In reviewing the possibility that the Prime Minister is preparing to run for the post of president, experts are uninclined to make rushed predictions, however they do believe such a possibility is very real.

“S. Skvernelis’ current performance is a good platform for a continued political career, if he has the ambition for it. If presidential elections were to happen soon, then Skvernelis would have good chances, however much time has to pass still, there will still be many challenges,” M. Jurkynas commented on the PM’s chances to run for president.

Political scientist A. Ramonaitė does not, however believe that the post of president is what S. Skvernelis needs right now, given his high ratings and freedom of choice.

“The post of prime minister is, truth be told, the best in Lithuania – it allows you to act under the condition that you know what you want to do. It appears that S. Skvernelis is fairly resolved and this type of person is not someone who should aim for the post of president or a seat in the European Parliament. Unless circumstances change, with there being nothing else to do,” A. Ramonaitė mused.

According to her, it is interesting what the “Farmer” party’s fate will be, what direction it will take.
“Perhaps there will be an opportunity for Skvernelis to get involved in party management more.

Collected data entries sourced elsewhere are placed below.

constexpr int BWD_MIN_BLOCKS = 6;
constexpr int BWD_DEPTH_MIN_BLOCKS = 5;
constexpr int BWD_ABS_MIN_BLOCKS = 5;
constexpr int BWD_DEPTH_ABS_MIN_BLOCKS = 4;
template <bool SAT, bool DEPTH, bool ABS>
__global__ void __launch_bounds__(RK_THREADS, ABS ? (DEPTH ? BWD_DEPTH_ABS_MIN_BLOCKS : BWD_ABS_MIN_BLOCKS)
                                                  : (DEPTH ? BWD_DEPTH_MIN_BLOCKS : BWD_MIN_BLOCKS))
rasterize_backward_kernel(int img_h, int img_w, int tiles_x, int num_tiles,
                          const int2 *__restrict__ tile_bins, const GsbRecord *__restrict__ records,
                          const float *__restrict__ background, const float *__restrict__ final_Ts,
                          const int *__restrict__ final_idx, const float *__restrict__ v_output,
                          const float *__restrict__ v_output_alpha, float *__restrict__ grad_rows,
                          unsigned *__restrict__ tile_counter, const int *__restrict__ tile_order,
                          const float *__restrict__ record_depths, const float *__restrict__ v_output_depth) {
    __shared__ WarpRing rings[RK_WARPS];
    const int warp = threadIdx.x >> 5, lane = threadIdx.x & 31;
    WarpRing &ring = rings[warp];
    if (lane == 0) {
#pragma unroll
        for (int s = 0; s < RK_STAGES; ++s) mbar_init(&ring.full[s], 1);
        mbar_fence_init();
    }
    __syncwarp();
    const float bg0 = __ldg(background), bg1 = __ldg(background + 1), bg2 = __ldg(background + 2);
    unsigned gchunk = 0;

    while (true) {
        int tile = 0;
        if (lane == 0) tile = (int)atomicAdd(tile_counter, 1u);
        tile = __shfl_sync(0xffffffffu, tile, 0);
        if (tile >= num_tiles) break;
        if (tile_order) tile = __ldg(tile_order + tile);
        const int2 range = tile_bins[tile];
        if (range.y <= range.x) continue;

        const int tx = tile % tiles_x, ty = tile / tiles_x;
        const int X = tx * GSB_TILE + (lane & 15);
        const int Y0 = ty * GSB_TILE + (lane >> 4);
        const float px = (float)X;
        const float tile_x0 = (float)(tx * GSB_TILE), tile_y0 = (float)(ty * GSB_TILE);

        float T[RK_PIX], Bq[RK_PIX];
        const float py0 = (float)Y0;
        float vor[RK_PIX], vog[RK_PIX], vob[RK_PIX];
        float vD[RK_PIX];
        int binf[RK_PIX];
        int my_max = -1;
#pragma unroll
        for (int j = 0; j < RK_PIX; ++j) {
            const int Y = Y0 + 2 * j;
            if (X < img_w && Y < img_h) {
                const size_t p = (size_t)Y * img_w + X;
                const float Tf = final_Ts[p];
                T[j] = Tf;
                vor[j] = v_output[3 * p]; vog[j] = v_output[3 * p + 1]; vob[j] = v_output[3 * p + 2];
                binf[j] = final_idx[p];
                if (SAT) {
                    const int f = binf[j];
                    if (f & GSB_SAT_BIT0) vor[j] = 0.f;
                    if (f & (GSB_SAT_BIT0 << 1)) vog[j] = 0.f;
                    if (f & (GSB_SAT_BIT0 << 2)) vob[j] = 0.f;
                    binf[j] = f & ~GSB_SAT_MASK;
                }
                if (DEPTH) vD[j] = v_output_depth ? v_output_depth[p] : 0.f;
                const float voa = v_output_alpha ? v_output_alpha[p] : 0.f;
                Bq[j] = -(Tf * (voa - (bg0 * vor[j] + bg1 * vog[j] + bg2 * vob[j])));
            } else {
                T[j] = 1.f; vor[j] = vog[j] = vob[j] = 0.f; Bq[j] = 0.f;
                if (DEPTH) vD[j] = 0.f;
                binf[j] = -1;
            }
            my_max = max(my_max, binf[j]);
        }
        const int warp_max = __reduce_max_sync(0xffffffffu, my_max);
        const int hi = min(range.y - 1, max(warp_max, range.x - 1));

        for (int idx = hi + 1 + lane; idx < range.y; idx += 32)
            zero_row(grad_rows, __float_as_int(__ldg(&records[idx].q0.w)));
        const int L = hi - range.x + 1;
        if (L <= 0) continue;
        const int nchunks = (L + RK_CHUNK - 1) / RK_CHUNK;

        const unsigned g0 = gchunk;
        auto stage_of = [&](int c) { return (g0 + (unsigned)c) % RK_STAGES; };
        auto parity_of = [&](int c) { return ((g0 + (unsigned)c) / RK_STAGES) & 1u; };
        auto chunk_lo = [&](int c) { return max(range.x, hi + 1 - (c + 1) * RK_CHUNK); };
        auto chunk_cnt = [&](int c) { return (hi + 1 - c * RK_CHUNK) - chunk_lo(c); };
        auto issue = [&](int c) {
            if (lane == 0) {
                const unsigned s = stage_of(c);
                const uint32_t bytes = (uint32_t)chunk_cnt(c) * (uint32_t)sizeof(GsbRecord);
                mbar_arrive_expect_tx(&ring.full[s], bytes);
                tma_load_1d(&ring.rec[s][0], records + chunk_lo(c), bytes, &ring.full[s]);
            }
        };
        const int pro = min(RK_STAGES, nchunks);
        for (int c = 0; c < pro; ++c) issue(c);
        int issued = pro;

        for (int c = 0; c < nchunks; ++c) {
            const unsigned s = stage_of(c);
            float zl = 0.f;
            if (DEPTH && lane < chunk_cnt(c)) zl = __ldg(record_depths + chunk_lo(c) + lane);
            mbar_wait(&ring.full[s], parity_of(c));
            const int lo = chunk_lo(c), cnt = chunk_cnt(c);
            unsigned my_mask = 0;
            if (lane < cnt) {
                my_mask = record_slot_mask(ring.rec[s][lane], tile_x0, tile_y0);
                if (my_mask == 0u) zero_row(grad_rows, __float_as_int(ring.rec[s][lane].q0.w));
            }
            unsigned live = __ballot_sync(0xffffffffu, my_mask != 0u);
            while (live) {
                const int t = 31 - __clz(live);
                live &= ~(1u << t);
                const unsigned rm = __shfl_sync(0xffffffffu, my_mask, t);
                float z = 0.f;
                if (DEPTH) z = __shfl_sync(0xffffffffu, zl, t);
                const int idx = lo + t;
                const float4 q0 = ring.rec[s][t].q0;
                const float4 q1 = ring.rec[s][t].q1;
                const float4 q2 = ring.rec[s][t].q2;
                const float smax = fmaxf(0.f, fmaf(q0.z, GSB_LN2, GSB_SMAX_BIAS));
                const float dx = q0.x - px;
                const float adx2 = q1.x * dx * dx;
                const float bdx = q1.y * dx;
                const float dy0 = q0.y - py0;
                float s0 = 0.f, s1 = 0.f, s2 = 0.f;
                float a_r = 0.f, a_g = 0.f, a_b = 0.f;
                float a_z = 0.f;
                float g_x = 0.f, g_y = 0.f;
                float adx = 0.f, c2 = 0.f;
                if (ABS) { adx = (2.f * q1.x) * dx; c2 = 2.f * q1.z; }
                bool any = false;
                const int jlo = __ffs(rm) - 1, jhi = 31 - __clz(rm);
#define GSB_BWD_SLOT(j)                                                                                   \
    {                                                                                                     \
        const float dy = dy0 - (float)(2 * j);                                                                      \
        const float sigma = fmaf(dy, fmaf(q1.z, dy, bdx), adx2);                                          \
        if (__float_as_uint(sigma) <= __float_as_uint(smax)) {                    \
            const float au = ex2_approx(fmaf(sigma, -GSB_LOG2E, q0.z));           \
            const float alpha = fminf(0.99f, au);                                                         \
            if (idx <= binf[j] && alpha >= (1.f / 255.f)) {                                               \
                any = true;                                                                               \
                const float ra = rcp_approx(1.f - alpha);                                                 \
                T[j] *= ra;                                                                               \
                const float fac = alpha * T[j];                                                           \
                a_r = fmaf(fac, vor[j], a_r);                                                             \
                a_g = fmaf(fac, vog[j], a_g);                                                             \
                a_b = fmaf(fac, vob[j], a_b);                                                             \
                if (DEPTH) a_z = fmaf(fac, vD[j], a_z);                                                   \
                float d = fmaf(q2.z, vob[j], fmaf(q2.y, vog[j], q2.x * vor[j]));         \
                if (DEPTH) d = fmaf(z, vD[j], d);                                        \
                const float v_alpha = fmaf(d, T[j], -(ra * Bq[j]));                                       \
                Bq[j] = fmaf(d, fac, Bq[j]);                                                              \
                 \
                const float w = au * v_alpha;                                                             \
                const float wdy = w * dy;                                                                 \
                s0 += w;                                                                                  \
                s1 += wdy;                                                                                \
                s2 = fmaf(wdy, dy, s2);                                                                   \
                if (ABS) {                                                                                \
                    g_x = fmaf(fabsf(w), fabsf(fmaf(q1.y, dy, adx)), g_x);                                \
                    g_y = fmaf(fabsf(w), fabsf(fmaf(c2, dy, bdx)), g_y);                                  \
                }                                                                                         \
            }                                                                                             \
        }                                                                                                 \
        if (jhi == j) break;                                                                              \
    }
                switch (jlo) {
                    case 0: GSB_BWD_SLOT(0)
                    case 1: GSB_BWD_SLOT(1)
                    case 2: GSB_BWD_SLOT(2)
                    case 3: GSB_BWD_SLOT(3)
                    case 4: GSB_BWD_SLOT(4)
                    case 5: GSB_BWD_SLOT(5)
                    case 6: GSB_BWD_SLOT(6)
                    default: GSB_BWD_SLOT(7)
                }
#undef GSB_BWD_SLOT
                const int k = __float_as_int(q0.w);
                float *row = grad_rows + (size_t)k * GSB_GRAD_ROW_FLOATS;
                if (!__any_sync(0xffffffffu, any)) {
                    if (lane < (ABS ? 12 : DEPTH ? 10 : 9)) row[lane] = 0.f;
                    continue;
                }
                const float sx = dx * s0;
                float v0 = s0, v1 = sx, v2 = s1, v3 = dx * sx, v4 = dx * s1, v5 = s2, v6 = a_r, v7 = a_g;
                float v8 = a_b;
                {
                    const bool up = lane & 16;
                    const float t0 = up ? v0 : v4, t1 = up ? v1 : v5, t2 = up ? v2 : v6, t3 = up ? v3 : v7;
                    const float k0 = up ? v4 : v0, k1 = up ? v5 : v1, k2 = up ? v6 : v2, k3 = up ? v7 : v3;
                    v0 = k0 + __shfl_xor_sync(0xffffffffu, t0, 16);
                    v1 = k1 + __shfl_xor_sync(0xffffffffu, t1, 16);
                    v2 = k2 + __shfl_xor_sync(0xffffffffu, t2, 16);
                    v3 = k3 + __shfl_xor_sync(0xffffffffu, t3, 16);
                }
                {
                    const bool up = lane & 8;
                    const float t0 = up ? v0 : v2, t1 = up ? v1 : v3;
                    const float k0 = up ? v2 : v0, k1 = up ? v3 : v1;
                    v0 = k0 + __shfl_xor_sync(0xffffffffu, t0, 8);
                    v1 = k1 + __shfl_xor_sync(0xffffffffu, t1, 8);
                }
                {
                    const bool up = lane & 4;
                    const float t0 = up ? v0 : v1;
                    const float k0 = up ? v1 : v0;
                    v0 = k0 + __shfl_xor_sync(0xffffffffu, t0, 4);
                }
                v0 += __shfl_xor_sync(0xffffffffu, v0, 2);
                v0 += __shfl_xor_sync(0xffffffffu, v0, 1);
                if (ABS) {
                    const bool up = lane & 16;
                    const float t8 = up ? v8 : a_z, k8 = up ? a_z : v8;
                    const float tg = up ? g_x : g_y, kg = up ? g_y : g_x;
                    v8 = k8 + __shfl_xor_sync(0xffffffffu, t8, 16);
                    const float e = kg + __shfl_xor_sync(0xffffffffu, tg, 16);
                    const bool up8 = lane & 8;
                    const float t = up8 ? v8 : e, kk = up8 ? e : v8;
                    v8 = kk + __shfl_xor_sync(0xffffffffu, t, 8);
#pragma unroll
                    for (int o = 4; o > 0; o >>= 1) v8 += __shfl_xor_sync(0xffffffffu, v8, o);
                    const bool wx = (lane & 7) == 1 && (DEPTH || lane != 17);
                    if (((lane & 3) == 0) || wx) row[wx ? 8 + ((lane >> 3) & 1) * 2 + (lane >> 4) : (lane >> 2)] =
                        wx ? v8 : v0;
                } else if (DEPTH) {
                    const bool up = lane & 16;
                    const float t8 = up ? v8 : a_z, k8 = up ? a_z : v8;
                    v8 = k8 + __shfl_xor_sync(0xffffffffu, t8, 16);
#pragma unroll
                    for (int o = 8; o > 0; o >>= 1) v8 += __shfl_xor_sync(0xffffffffu, v8, o);
                    const bool w8 = (lane == 1), w9 = (lane == 17);
                    if (((lane & 3) == 0) || w8 || w9) row[w8 ? 8 : w9 ? 9 : (lane >> 2)] = (w8 || w9) ? v8 : v0;
                } else {
#pragma unroll
                    for (int o = 16; o > 0; o >>= 1) v8 += __shfl_xor_sync(0xffffffffu, v8, o);
                    const bool w8 = (lane == 1);
                    if (((lane & 3) == 0) || w8) row[w8 ? 8 : (lane >> 2)] = w8 ? v8 : v0;
                }
            }
            __syncwarp();
            if (issued < nchunks) { issue(issued); ++issued; }
        }
        gchunk = g0 + (unsigned)issued;
        __syncwarp();
    }
}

I can imagine him better in such a role and not in the seat of president or MEP,” the political scientist said.

Butkevičius‘ silent withdrawal

With the Social Democrats being the coalition’s junior partner, A. Butkevičius has been almost invisible over the first few months of work in government. Doubts abound in the public sphere – is this the Social Democrat extinction from working with the “Farmers” that was predicted prior to the elections or is it a silent regrouping of the party. Experts view such silence from the party ambiguously, however they are in no rush to bury the party and recommend to wait for a new party leader, upon whom much will depend.

“While A. Butkevičius managed to keep the party in the majority, it is clear that he is not playing first fiddle. Butkevičius has all but vanished from the public sphere which is logical, he enjoyed attention during his term as PM, however he was not doing well there either lately,” public relations expert A. Katauskas said.

He stressed that the Social Democrat Party’s communication problems are deeply rooted. While there are potential leaders with good communications skills, there are also people who greatly harm the party’s reputation. Katauskas also pointed out that while the party’s withdrawal may appear as the most logical step on one hand, it is also an inability to attract attention on the other hand.
“Particularly now, when the talk of electing a new leader is proceeding, in my opinion the party’s low exposure can remain, but its potential leaders should communicate particularly actively instead,” A. Katauskas pointed out.

Political scientist A. Ramonaitė views the party’s current position as an interim, something echoed by VDU lecturer M. Jurkynas.

“A change in party leadership awaits with the party chairman election. I believe that this will decide what the party focuses on, what face it will choose,” M. Jurkynas stated.

Alfa.lt reminds that A. Butkevičius‘ successor will be elected in direct elections by LSDP members in spring.